The temperature in Olmsted is already dipping into the fifties, and it's still Summer for us.
Any wonder why Florida is so popular:

This week Mr. Sachs is part of our, 'Full moon report from the deep!'
Donn drove for seventeen hours to fish the famous Florida Middle Grounds. Donn, now that's a trophy anyone would be proud of. Mr. Sachs caught his prize on cut squid using a spinning outfit with 30 pound test line. Olmsted will never be the same:

The Florida Fisherman ll, Hubbard's Marina, is loaded with the finest food & drinks imaginable. Those two huge 1,150 HP Caterpillar diesels are raring to be unleashed:

The full of the moon is two days away, 9/8/14 @ 9:38 P.M. It just does not get any better than that. The weather is Florida picture perfect.
Let's go!
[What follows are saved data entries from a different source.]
class _BNJoinDualFn(torch.autograd.Function):

    @staticmethod
    def forward(ctx, x_raw, weight, bias, partials, running_mean,
                running_var, momentum, eps, xd_raw, weight_d, bias_d,
                partials_d, running_mean_d, running_var_d, momentum_d, eps_d):
        out, mean, rstd, mean_d, rstd_d = \
            ext().bn_add_relu_dual_fwd_from_sums(
                x_raw, weight, bias, partials, running_mean, running_var,
                momentum, eps, xd_raw, weight_d, bias_d, partials_d,
                running_mean_d, running_var_d, momentum_d, eps_d)
        ctx.save_for_backward(x_raw, xd_raw, out, weight, mean, rstd,
                              weight_d, mean_d, rstd_d)
        return out

    @staticmethod
    def backward(ctx, dy):
        (x_raw, xd_raw, out, weight, mean, rstd, weight_d, mean_d,
         rstd_d) = ctx.saved_tensors
        link = getattr(ctx, "link", None)
        slab = link.claim(dy, out) if link is not None else None
        if slab is not None:
            dx, dxd, dw, db, dwd, dbd = \
                ext().bn_join_dual_bwd_dx_from_slab(
                    dy, slab, x_raw, weight, mean, rstd, xd_raw, weight_d,
                    mean_d, rstd_d)
        else:
            dx, dxd, dw, db, dwd, dbd = ext().bn_add_relu_dual_bwd(
                dy, out, x_raw, weight, mean, rstd, xd_raw, weight_d,
                mean_d, rstd_d)
        return (dx, dw, db, None, None, None, None, None,
                dxd, dwd, dbd, None, None, None, None, None)


def _fused_join_disabled() -> bool:
    return os.environ.get("DLA_NO_FUSED_JOIN", "0") == "1"


def _dual_epilogue_disabled() -> bool:
    return os.environ.get("DLA_NO_BWD_STATS_DUAL", "0") == "1"


def _attach_join_link(out: torch.Tensor) -> torch.Tensor:
    fn = out.grad_fn
    if fn is None or bwd_stats_epilogue_disabled():
        return out
    saved = fn.saved_tensors
    if len(saved) == 5:
        x_raw, _, _, mean, rstd = saved
        if link_eligible(x_raw):
            fn.link = out._dla_bwd_link = BwdStatsLink(
                JOIN, x_raw=x_raw, mean=mean, rstd=rstd)
    elif not _dual_epilogue_disabled():
        x_raw, xd_raw, _, _, mean, rstd, _, mean_d, rstd_d = saved
        if link_eligible(x_raw):
            fn.link = out._dla_bwd_link = BwdStatsLink(
                JOIN_DUAL, x_raw=x_raw, mean=mean, rstd=rstd, xd_raw=xd_raw,
                mean_d=mean_d, rstd_d=rstd_d)
    return out


def _join_bn_ok(conv: nn.Conv2d, bn) -> bool:
    from .batchnorm import BatchNorm2d

    return (type(bn) is BatchNorm2d and bn.training and
            not getattr(bn, "relu", False) and conv.bias is None)


def can_pass_input(x: torch.Tensor, conv: nn.Conv2d, bn) -> bool:
    from .batchnorm import BatchNorm2d

    return (not _fused_join_disabled() and can_fuse_conv1x1(x, conv) and
            conv.stride == (1, 1) and type(bn) is BatchNorm2d and
            bn.training and torch.is_grad_enabled() and x.requires_grad)


def can_fuse_join(x: torch.Tensor, conv: nn.Conv2d, bn, identity=None,
                  x_down=None, downsample=None) -> bool:
    if _fused_join_disabled() or not can_fuse_conv1x1(x, conv) or \
            not _join_bn_ok(conv, bn):
        return False
    if downsample is not None:
        if not (isinstance(downsample, nn.Sequential) and
                len(downsample) == 2 and
                isinstance(downsample[0], nn.Conv2d)):
            return False
        return (x_down is not None and
                can_fuse_conv1x1(x_down, downsample[0]) and
                _join_bn_ok(downsample[0], downsample[1]) and
                downsample[0].out_channels == conv.out_channels)
    return (identity is not None and use_hip(identity) and
            identity.dtype == torch.bfloat16 and identity.dim() == 4 and
            identity.is_contiguous(memory_format=torch.channels_last))


def conv_bn_add_relu(x: torch.Tensor, conv: nn.Conv2d, bn, identity=None,
                     x_down=None, downsample=None) -> torch.Tensor:
    if can_fuse_join(x, conv, bn, identity, x_down, downsample):
        y_raw, partials, momentum, _ = _conv1x1_train_stats(x, conv, bn)
        if downsample is None:
            if identity.shape != y_raw.shape:
                raise ValueError("conv_bn_add_relu: identity shape mismatch")
            return _attach_join_link(_BNJoinFn.apply(
                y_raw, bn.weight, bn.bias, partials, bn.running_mean,
                bn.running_var, momentum, bn.eps, identity))
        conv_d, bn_d = downsample[0], downsample[1]
        yd_raw, partials_d, momentum_d, _ = _conv1x1_train_stats(
            x_down, conv_d, bn_d)
        if yd_raw.shape != y_raw.shape:
            raise ValueError("conv_bn_add_relu: downsample shape mismatch")
        return _attach_join_link(_BNJoinDualFn.apply(
            y_raw, bn.weight, bn.bias, partials, bn.running_mean,
            bn.running_var, momentum, bn.eps, yd_raw, bn_d.weight, bn_d.bias,
            partials_d, bn_d.running_mean, bn_d.running_var, momentum_d,
            bn_d.eps))
    from .activations import add_relu

    out = conv_bn(x, conv, bn)
    if downsample is not None:
        if (isinstance(downsample, nn.Sequential) and len(downsample) == 2
                and isinstance(downsample[0], nn.Conv2d)):
            identity = conv_bn(x_down, downsample[0], downsample[1])
        else:
            identity = downsample(x_down)
    return add_relu(out, identity)


def conv_bn(x: torch.Tensor, conv: nn.Conv2d, bn) -> torch.Tensor:
    from .batchnorm import BatchNorm2d

    if isinstance(bn, BatchNorm2d):
        if can_fuse_conv1x1(x, conv):
            return conv1x1_bn(x, conv, bn)
        if can_fuse_conv3x3(x, conv):
            return conv3x3_bn(x, conv, bn)
    return bn(conv(x))


class _Conv3x3Fn(torch.autograd.Function):

    @staticmethod
    def forward(ctx, x4d, w, want_stats):
        B, C, H, W = x4d.shape
        xb = x4d if x4d.dtype == torch.bfloat16 else x4d.to(torch.bfloat16)
        wb = w if w.dtype == torch.bfloat16 else w.to(torch.bfloat16)
        a = _flatten_nhwc(xb)
        w9 = wb.permute(0, 2, 3, 1).reshape(w.shape[0], -1).contiguous()
        y2d, sums = ext().conv3x3_fwd(a, w9, H, W, None, None, None, None,
                                      False, want_stats)
        ctx.save_for_backward(xb, wb)
        ctx.w_dtype = w.dtype
        ctx.x_dtype = x4d.dtype
        y = _unflatten_nhwc(y2d, B, H, W)
        if want_stats:
            ctx.mark_non_differentiable(sums)
            return y, sums
        return y

    @staticmethod
    def backward(ctx, dy, *unused):
        xb, wb = ctx.saved_tensors
        B, C, H, W = xb.shape
        if not dy.is_contiguous(memory_format=torch.channels_last):
            dy = dy.contiguous(memory_format=torch.channels_last)
        if dy.dtype != torch.bfloat16:
            dy = dy.to(torch.bfloat16)
        dy2d = _flatten_nhwc(dy)
        dx = dw = None
        if ctx.needs_input_grad[0]:
            wd = wb.flip(2, 3).transpose(0, 1)
            wd9 = wd.permute(0, 2, 3, 1).reshape(C, -1).contiguous()
            dx2d, _ = ext().conv3x3_fwd(dy2d, wd9, H, W, None, None, None,
                                        None, False, False)
            dx = _unflatten_nhwc(dx2d, B, H, W)
            if dx.dtype != ctx.x_dtype:
                dx = dx.to(ctx.x_dtype)
        if ctx.needs_input_grad[1]:
            dw9 = ext().conv3x3_wgrad(dy2d, _flatten_nhwc(xb), H, W)
            dw = dw9.view(wb.shape[0], 3, 3, C).permute(0, 3, 1, 2)
            if dw.dtype != ctx.w_dtype:
                dw = dw.to(ctx.w_dtype)
            else:
                dw = dw.contiguous()
        return dx, dw, None


def _conv3x3_enabled() -> bool:
    return os.environ.get("DLA_CONV3X3", "0") == "1"


def can_fuse_conv3x3(x: torch.Tensor, conv: nn.Conv2d) -> bool:
    if _conv1x1_disabled() or not _conv3x3_enabled() or not use_hip(x):
        return False
    if x.dtype != torch.bfloat16:
        return False
    if conv.kernel_size != (3, 3) or conv.groups != 1:
        return False
    if conv.padding != (1, 1) or conv.dilation != (1, 1) or \
            conv.stride != (1, 1) or conv.bias is not None:
        return False
    if conv.in_channels % 64 != 0 or conv.out_channels % 64 != 0:
        return False
    return x.dim() == 4 and x.is_contiguous(memory_format=torch.channels_last)
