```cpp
int mpcx_lmpc_debug_get(mpcx_lmpc_t h, const char *name, double *out, int cap)
{
    CHECK_H(h);
    int rc = mpcx_lmpc_setup(h);
    if (rc != MPCX_OK) return rc;
    const auto &o = h->cond;
    const std::vector<double> *v = nullptr;
    std::vector<double> tmp;
    std::string n(name ? name : "");
    if (n == "H") v = &o.H; else if (n == "Kinv") v = &o.Kinv; else if (n == "Gr") v = &o.Gr;
    else if (n == "Gc") v = &o.Gc; else if (n == "Y") v = &o.Y; else if (n == "lw") v = &o.lw;
    else if (n == "uw") v = &o.uw; else if (n == "rho_b") v = &o.rho_b; else if (n == "lg0") v = &o.lg0;
    else if (n == "ug0") v = &o.ug0; else if (n == "rho_g") v = &o.rho_g;
    else if (n == "dims") {
        tmp = {(double)o.nz, (double)o.mg, (double)o.ldz, (double)o.ldg, (double)o.ldy, (double)o.nf,
               (double)o.n_ref, (double)o.m_ref, (double)o.neq_ref, (double)o.fixed_rows.size(),
               (double)h->dev.lds_per_wave, (double)(o.h_regularised ? 1 : 0)};
        v = &tmp;
    } else if (n == "MA0") v = &o.MA[0]; else if (n == "MA1") v = &o.MA[1]; else if (n == "Ym") v = &o.Ym;
    else if (n == "MA0p" || n == "MA1p" || n == "Ymp") {
        const std::vector<double> &src = n == "Ymp" ? o.Ym : o.MA[n == "MA1p" ? 1 : 0];
        const int rows = n == "Ymp" ? o.ldy16 : o.rowsA, K = n == "Ymp" ? o.nz16 : o.kin;
        if (!src.empty()) { tmp.resize(mpcx::lmpc_packed_len(rows, K)); mpcx::lmpc_pack_mfma_tiles(src.data(), rows, K, tmp.data()); }
        v = &tmp;
    } else if (n == "flags") {
        tmp = {(double)h->dev.cost_direct, (double)h->dev.group_ok, (double)h->dev.fused_ok};
        v = &tmp;
    } else if (n == "dims_maps") {
        tmp = {(double)o.kin, (double)o.nxp, (double)o.nup, (double)o.nyp, (double)o.ione, (double)o.nz16, (double)o.mg16,
               (double)o.ns, (double)o.ns16, (double)o.kq16, (double)o.rowsA, (double)o.ldy16};
        v = &tmp;
    } else if (n == "g_refrow") { tmp.assign(o.g_refrow.begin(), o.g_refrow.end()); v = &tmp; }
    else if (n == "g_step") { tmp.assign(o.g_step.begin(), o.g_step.end()); v = &tmp; }
    else if (n == "g_kind") { tmp.assign(o.g_kind.begin(), o.g_kind.end()); v = &tmp; }
    else if (n == "g_comp") { tmp.assign(o.g_comp.begin(), o.g_comp.end()); v = &tmp; }
    else if (n == "fallback") {
        tmp.assign(3, 0.0);
        if (out && !h->host_only) {
            if (hipSetDevice(h->device) != hipSuccess || !fallback_state(h->scratch, tmp.data())) return fail(MPCX_E_DEVICE, "hipMemcpy failed");
        }
        v = &tmp;
    }
    else return fail(MPCX_E_INVALID, "unknown array name");
    if (!out) return (int)v->size();
    if (cap < (int)v->size()) return fail(MPCX_E_INVALID, "buffer too small");
    std::memcpy(out, v->data(), sizeof(double) * v->size());
    return (int)v->size();
}

}
// ... 1 lines not shown
```

Baseline: 126.4 million solves/s.

## Phase group-kernel tile work with host-built load-balanced schedule across waves

Splits the first matrix-tile phase so that only the tiles feeding the next stage run before the barrier. The remaining phase-1 tiles are interleaved with phase-2 tiles according to a greedy, SIMD-balanced schedule computed on the host and passed through kernel arguments. Balance keys are computed inside the tile-2 epilogue instead of a separate pass, and the cross-row reductions use permlane swaps instead of shuffles. The cost is a larger kernarg block (one more cache line to touch), extra LDS, per-tile reductions of the constant term, and a fallback path when the schedule does not fit.

```diff
diff --git a/include/mpcx.h b/include/mpcx.h
--- a/include/mpcx.h
+++ b/include/mpcx.h
@@ -257,6 +257,7 @@
 
 int mpcx_lmpc_debug_time_kernels(mpcx_lmpc_t h, const mpcx_lmpc_batch *b, void *stream, int repeats, float *ms3);
 int mpcx_lmpc_debug_get(mpcx_lmpc_t h, const char *name, double *out, int cap);
+int mpcx_lmpc_debug_group_schedule(int ts, int ntile1, int ntile2, int kin4, int nz4, int waves, unsigned char *out64);
 int mpcx_lmpc_debug_setup_counts(mpcx_lmpc_t h, int *full, int *refs);
 int mpcx_lmpc_debug_use_fused(mpcx_lmpc_t h, int mode);
 int mpcx_lmpc_debug_force_generic(mpcx_lmpc_t h, int on);
diff --git a/libmpc_amd/_capi.py b/libmpc_amd/_capi.py
--- a/libmpc_amd/_capi.py
+++ b/libmpc_amd/_capi.py
@@ -82,7 +82,7 @@
     "mpcx_comm_get_unique_id", "mpcx_comm_create", "mpcx_comm_destroy", "mpcx_comm_rank", "mpcx_comm_world", "mpcx_allgather_u",
     "mpcx_lmpc_hetero_create", "mpcx_lmpc_hetero_destroy", "mpcx_lmpc_hetero_get_info", "mpcx_lmpc_hetero_solve_batch",
     "mpcx_lmpc_hetero_time_solve_batch", "mpcx_lmpc_hetero_create_ex", "mpcx_lmpc_hetero_debug_get",
-    "mpcx_lmpc_set_total_batch", "mpcx_lmpc_debug_time_kernels", "mpcx_lmpc_debug_get", "mpcx_lmpc_debug_setup_counts", "mpcx_lmpc_debug_use_fused",
+    "mpcx_lmpc_set_total_batch", "mpcx_lmpc_debug_time_kernels", "mpcx_lmpc_debug_get", "mpcx_lmpc_debug_group_schedule", "mpcx_lmpc_debug_setup_counts", "mpcx_lmpc_debug_use_fused",
     "mpcx_lmpc_debug_force_generic", "mpcx_lmpc_debug_set_rounds", "mpcx_lmpc_debug_set_cycle_buffer",
     "mpcx_lmpc_loop_debug_replay", "mpcx_lmpc_loop_debug_tick",
     "mpcx_nlmpc_debug_set_tolerances", "mpcx_nlmpc_debug_last_form", "mpcx_nlmpc_last_form", "mpcx_nlmpc_debug_get_ws", "mpcx_nlmpc_debug_generated_source", "mpcx_nlmpc_debug_compile_source",
diff --git a/libmpc_amd/csrc/lmpc_device.hpp b/libmpc_amd/csrc/lmpc_device.hpp
--- a/libmpc_amd/csrc/lmpc_device.hpp
+++ b/libmpc_amd/csrc/lmpc_device.hpp
@@ -3,6 +3,8 @@
 #include <atomic>
 #include <cstdint>
 #include <initializer_list>
+
+#include "lmpc_group_schedule.hpp"
 
 namespace mpcx {
 
@@ -42,6 +44,7 @@
     const double *Hp;
     int rowsF, nsp, fused_ok, group_ok;
     const double *MF0, *MF1;
+    unsigned char gsched[kGroupSchedLen];
 };
 
 struct LmpcBatchDev {
diff --git a/libmpc_amd/csrc/lmpc_fast.hip b/libmpc_amd/csrc/lmpc_fast.hip
--- a/libmpc_amd/csrc/lmpc_fast.hip
+++ b/libmpc_amd/csrc/lmpc_fast.hip
@@ -983,22 +983,61 @@
 template <size_t BYTES>
 __device__ __forceinline__ void kernarg_touch()
 {
-    static_assert(BYTES <= 16 * 64 && BYTES > 15 * 64, "kernarg_touch covers sixteen lines, the sixteenth must exist");
+    static_assert(BYTES <= 17 * 64 && BYTES > 16 * 64, "kernarg_touch covers seventeen lines, the seventeenth must exist");
     const auto ka = __builtin_amdgcn_kernarg_segment_ptr();
-    int t0, t1, t2, t3, t4, t5, t6, t7, t8, t9, t10, t11, t12, t13, t14, t15;
-    asm volatile("s_load_dword %0, %16, 0x0\n\ts_load_dword %1, %16, 0x40\n\ts_load_dword %2, %16, 0x80\n\ts_load_dword %3, %16, 0xc0\n\t"
-                 "s_load_dword %4, %16, 0x100\n\ts_load_dword %5, %16, 0x140\n\ts_load_dword %6, %16, 0x180\n\ts_load_dword %7, %16, 0x1c0\n\t"
-                 "s_load_dword %8, %16, 0x200\n\ts_load_dword %9, %16, 0x240\n\ts_load_dword %10, %16, 0x280\n\ts_load_dword %11, %16, 0x2c0\n\t"
-                 "s_load_dword %12, %16, 0x300\n\ts_load_dword %13, %16, 0x340\n\ts_load_dword %14, %16, 0x380\n\ts_load_dword %15, %16, 0x3c0\n\t"
+    int t0, t1, t2, t3, t4, t5, t6, t7, t8, t9, t10, t11, t12, t13, t14, t15, t16;
+    asm volatile("s_load_dword %0, %17, 0x0\n\ts_load_dword %1, %17, 0x40\n\ts_load_dword %2, %17, 0x80\n\ts_load_dword %3, %17, 0xc0\n\t"
+                 "s_load_dword %4, %17, 0x100\n\ts_load_dword %5, %17, 0x140\n\ts_load_dword %6, %17, 0x180\n\ts_load_dword %7, %17, 0x1c0\n\t"
+                 "s_load_dword %8, %17, 0x200\n\ts_load_dword %9, %17, 0x240\n\ts_load_dword %10, %17, 0x280\n\ts_load_dword %11, %17, 0x2c0\n\t"
+                 "s_load_dword %12, %17, 0x300\n\ts_load_dword %13, %17, 0x340\n\ts_load_dword %14, %17, 0x380\n\ts_load_dword %15, %17, 0x3c0\n\t"
+                 "s_load_dword %16, %17, 0x400\n\t"
                  "s_waitcnt lgkmcnt(0)"
                  : "=&s"(t0), "=&s"(t1), "=&s"(t2), "=&s"(t3), "=&s"(t4), "=&s"(t5), "=&s"(t6), "=&s"(t7), "=&s"(t8), "=&s"(t9), "=&s"(t10), "=&s"(t11),
-                   "=&s"(t12), "=&s"(t13), "=&s"(t14), "=&s"(t15)
+                   "=&s"(t12), "=&s"(t13), "=&s"(t14), "=&s"(t15), "=&s"(t16)
                  : "s"(ka)
                  : "memory");
 }
 #ifndef MPCX_GROUP_BALANCE
 #define MPCX_GROUP_BALANCE 1
 #endif
+
+#ifndef MPCX_GROUP_PHASED
+#define MPCX_GROUP_PHASED 1
+#endif
+#ifndef MPCX_GROUP_EPIKEYS
+#define MPCX_GROUP_EPIKEYS 1
+#endif
+#ifndef MPCX_GROUP_SWAPSUM
+#define MPCX_GROUP_SWAPSUM 1
+#endif
+__device__ __forceinline__ double rows_sum(double v)
+{
+#if MPCX_GROUP_SWAPSUM
+    const unsigned lo = (unsigned)__double2loint(v), hi = (unsigned)__double2hiint(v);
+    const auto l16 = __builtin_amdgcn_permlane16_swap(lo, lo, false, false), h16 = __builtin_amdgcn_permlane16_swap(hi, hi, false, false);
+    v = __hiloint2double((int)h16[0], (int)l16[0]) + __hiloint2double((int)h16[1], (int)l16[1]);
+    const unsigned lo2 = (unsigned)__double2loint(v), hi2 = (unsigned)__double2hiint(v);
+    const auto l32 = __builtin_amdgcn_permlane32_swap(lo2, lo2, false, false), h32 = __builtin_amdgcn_permlane32_swap(hi2, hi2, false, false);
+    return __hiloint2double((int)h32[0], (int)l32[0]) + __hiloint2double((int)h32[1], (int)l32[1]);
+#else
+    v += __shfl_xor(v, 16, 64);
+    v += __shfl_xor(v, 32, 64);
+    return v;
+#endif
+}
+__device__ __forceinline__ int rows_sum(int v)
+{
+#if MPCX_GROUP_SWAPSUM
+    const auto a = __builtin_amdgcn_permlane16_swap((unsigned)v, (unsigned)v, false, false);
+    v = (int)(a[0] + a[1]);
+    const auto b = __builtin_amdgcn_permlane32_swap((unsigned)v, (unsigned)v, false, false);
+    return (int)(b[0] + b[1]);
+#else
+    v += __shfl_xor(v, 16, 64);
+    v += __shfl_xor(v, 32, 64);
+    return v;
+#endif
+}
 
 template <int CPZ> constexpr int kGroupWavesOf = CPZ == 1 ? 16 : 8;
 constexpr int kGroupG2 = 5;
@@ -1031,6 +1070,7 @@
     unsigned *bad = reinterpret_cast<unsigned *>(c0s + kGroupWaves * 16);
     const int outld = 8 + ((nu + 1) & ~1);
     double *outs = c0s + kGroupWaves * 16 + 16;
+    constexpr bool kPhased = MPCX_GROUP_PHASED != 0, kEpiKeys = MPCX_GROUP_EPIKEYS != 0;
     double *mine = slices + (size_t)wave * M.fast_slice;
     const gdp MAp = gl(variant ? M.MA1p : M.MA0p), Ymp = GP(Ymp);
     const int ntile1 = M.rowsA >> 4, tg = M.nz16 >> 4, ts = tg + (M.mg16 >> 4), tq = ts + (M.ns16 >> 4);
@@ -1041,7 +1081,9 @@
     double *sj = slices + (size_t)(jlive ? j : 0) * M.fast_slice;
     double *t0j = sj, *gt0j = sj + ZP, *lgj = gt0j + GPD, *ugj = lgj + GPD, *fj = ugj + GPD;
 
+    double *kpart = outs + kGroupWaves * outld + 32;
     const int b0 = blockIdx.x * kGroupWaves;
+    const bool dealt = b0 + kGroupWaves <= Bt.batch;
     const int bj = b0 + (jlive ? j : kGroupWaves - 1);
     const int bc = bj < Bt.batch ? bj : Bt.batch - 1;
     auto gstamp = [&](int k) { if (Bt.dbg_cycles && lane == 0 && b0 + wave < Bt.batch) Bt.dbg_cycles[(size_t)(b0 + wave) * 8 + k] = (long long)__builtin_readcyclecounter(); };
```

Let's go get a first hand,' Full moon report from the deep!'

Open your jaws John's Pass Bridge. We are on a mission, a mission to invade the fish rich Florida Middle Grounds:

The Pass is known for flounder. Catch a big one, sir:

These adventure seekers love to 'jump' our wake:

As we approach the last sea buoy Captain Garret punches in the numbers for 100 miles off Madeira Beach, Florida.

Calm seas and blue skies, who could ask for anything more? Well! How about food? How about Chef Tammy?
Jersey Girl has gone Mexican. This thirty nine hour trip is already a winner:

Mr. Bo Janecka, (L), Osteen, Florida, owner of Janecka Electric, and Orlando's Mr. Manuel Castillo, are really hungry. Any wonder why?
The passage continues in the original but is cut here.